In this family, compound heterozygous F7 c.64 + 5G > A and c.1224 T > G mutations were found in the patient and her brother. Homozygous F7 c.64 + 5G > A mutation has been previously reported [16]. Peyvandi F et al., reported that this mutation might result in the preservation of some FVII coagulant activity and was associated with a mild bleeding history. Three kinds of splicing software were used to predict the effect of F7 c.64 + 5G > A mutation on 5′ splicing site (Fig. 2c). The 5′ splicing site of exon 1 was predicted to be greatly influenced by F7 c.64 + 5G > A mutation. F7 c.1224 T > G mutation resulted in amino acid substitution of His408 to Gln. Katsumi A et al., reported that his mutation leads to impaired secretion of the molecule and FVII deficiency in vitro [17]. In this family, heterozygotes showed slightly decreased FVII:C, while the patient and her brother showed greatly decreased FVII:C level, both of whom carried compound heterozygous F7 c.64 + 5G > A and c.1224 T > G mutations. These results were consistent with the AR inheritance model.

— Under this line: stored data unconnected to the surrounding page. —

@@ -665,15 +720,31 @@
         bool free_ab = false;
         if (d.x >= 0) {
             const int gb = 9 * gw, t8 = min(en, 7);
-            int q0 = min(d.y + t8, d.z - 1), q1 = min(d.y + 8 + t8, d.z - 1);
-            int my_i0 = 0, my_j0 = 0, my_i1 = 0, my_j1 = 0;
-            if (d.z > d.y) { my_i0 = ra.pair_i[q0]; my_j0 = ra.pair_j[q0]; my_i1 = ra.pair_i[q1]; my_j1 = ra.pair_j[q1]; }
-            a = ra.blk_a[d.x];
-            b = ra.blk_b[d.x];
-            od = ra.blk_odo[d.x];
-            free_ab = !ra.fixed[a] && !ra.fixed[b];
-            ca = ra.pose_off ? ra.pose_off[a] : 3 * a;
-            cb = ra.pose_off ? ra.pose_off[b] : 3 * b;
+            int q0, q1, my_i0 = 0, my_j0 = 0, my_i1 = 0, my_j1 = 0;
+            if (ra.flat) {
+                my_i0 = fq.x; my_j0 = fq.y; my_i1 = fq.z; my_j1 = fq.w;
+                ca = fb.x; cb = fb.y; od = fb.z;
+                free_ab = fb.w != 0;
+            } else {
+                q0 = min(d.y + t8, d.z - 1); q1 = min(d.y + 8 + t8, d.z - 1);
+                if (d.z > d.y) { my_i0 = ra.pair_i[q0]; my_j0 = ra.pair_j[q0]; my_i1 = ra.pair_i[q1]; my_j1 = ra.pair_j[q1]; }
+                a = ra.blk_a[d.x];
+                b = ra.blk_b[d.x];
+                od = ra.blk_odo[d.x];
+                free_ab = !ra.fixed[a] && !ra.fixed[b];
+                ca = ra.pose_off ? ra.pose_off[a] : 3 * a;
+                cb = ra.pose_off ? ra.pose_off[b] : 3 * b;
+            }
+            if (ra.flat && free_ab && od >= 0 && (d.w & 0xff) == g) {
+                double opij[6], omeas[3];
+#pragma unroll
+                for (int t = 0; t < 3; ++t) {
+                    opij[t] = poses[3 * (size_t)fo.x + t];
+                    opij[3 + t] = poses[3 * (size_t)fo.y + t];
+                    omeas[t] = ra.o_meas[3 * (size_t)(od >> 1) + t];
+                }
+                odo_part[g][en] = odo_block_entry(opij, omeas, ra.o_info + 9 * (size_t)(od >> 1), od, r, c);
+            }
             for (int q = d.y; q < d.z; q += 8) {
                 const bool second = ((q - d.y) & 8) != 0;
                 if (!second && q != d.y) {
@@ -714,14 +785,18 @@
             if (free_ab) {
                 out = -tot;
                 if (od >= 0) {
-                    double e[3], A[9], B[9], WA[9], WB[9], omr[3];
-                    odo_terms(poses, ra.fixed, ra.o_i, ra.o_j, ra.o_meas, ra.o_info, od >> 1, e, A, B, WA, WB, omr);
-                    const int rr = (od & 1) ? c : r, cc = (od & 1) ? r : c;
-                    const double a0 = rr == 0 ? A[0] : (rr == 1 ? A[1] : A[2]), a1 = rr == 0 ? A[3] : (rr == 1 ? A[4] : A[5]),
-                                 a2 = rr == 0 ? A[6] : (rr == 1 ? A[7] : A[8]);
-                    const double b0 = cc == 0 ? WB[0] : (cc == 1 ? WB[1] : WB[2]), b1 = cc == 0 ? WB[3] : (cc == 1 ? WB[4] : WB[5]),
-                                 b2 = cc == 0 ? WB[6] : (cc == 1 ? WB[7] : WB[8]);
-                    out += a0 * b0 + a1 * b1 + a2 * b2;
+                    if (ra.flat) {
+                        out += odo_part[g][en];
+                    } else {
+                        double e[3], A[9], B[9], WA[9], WB[9], omr[3];
+                        odo_terms(poses, ra.fixed, ra.o_i, ra.o_j, ra.o_meas, ra.o_info, od >> 1, e, A, B, WA, WB, omr);
+                        const int rr = (od & 1) ? c : r, cc = (od & 1) ? r : c;
+                        const double a0 = rr == 0 ? A[0] : (rr == 1 ? A[1] : A[2]), a1 = rr == 0 ? A[3] : (rr == 1 ? A[4] : A[5]),
+                                     a2 = rr == 0 ? A[6] : (rr == 1 ? A[7] : A[8]);
+                        const double b0 = cc == 0 ? WB[0] : (cc == 1 ? WB[1] : WB[2]), b1 = cc == 0 ? WB[3] : (cc == 1 ? WB[4] : WB[5]),
+                                     b2 = cc == 0 ? WB[6] : (cc == 1 ? WB[7] : WB[8]);
+                        out += a0 * b0 + a1 * b1 + a2 * b2;
+                    }
                 }
             }
             ra.S[(size_t)(ca + r) * ra.ld + cb + c] = out;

Bleeding and altered coagulation can occur in patients with HLH, but, vice versa, coagulation defects are associated to more severe HLH [18, 19]. The most frequently reported hemostasis abnormity is hypofibrinogenemia partially due to fibrinogen consumption by disseminated intravascular coagulation (DIC) [1]. DIC and thrombocytopenia were associated with adverse outcome in HLH patients [20]. FVII interacts with tissue factor and activates factor X (FX) binding to platelets, leading to thrombin formation. Thrombin plays a role in the activation of platelets, cleavage of fibrinogen to produce fibrin, and stabilization of clot by the actions of activated factor XIII [21]. Recombinant factor VIIa (rFVIIa) has been used successfully in HLH patients with severe hemorrhage [22, 23]. FVII deficiency may increase the bleeding risk of HLH patients.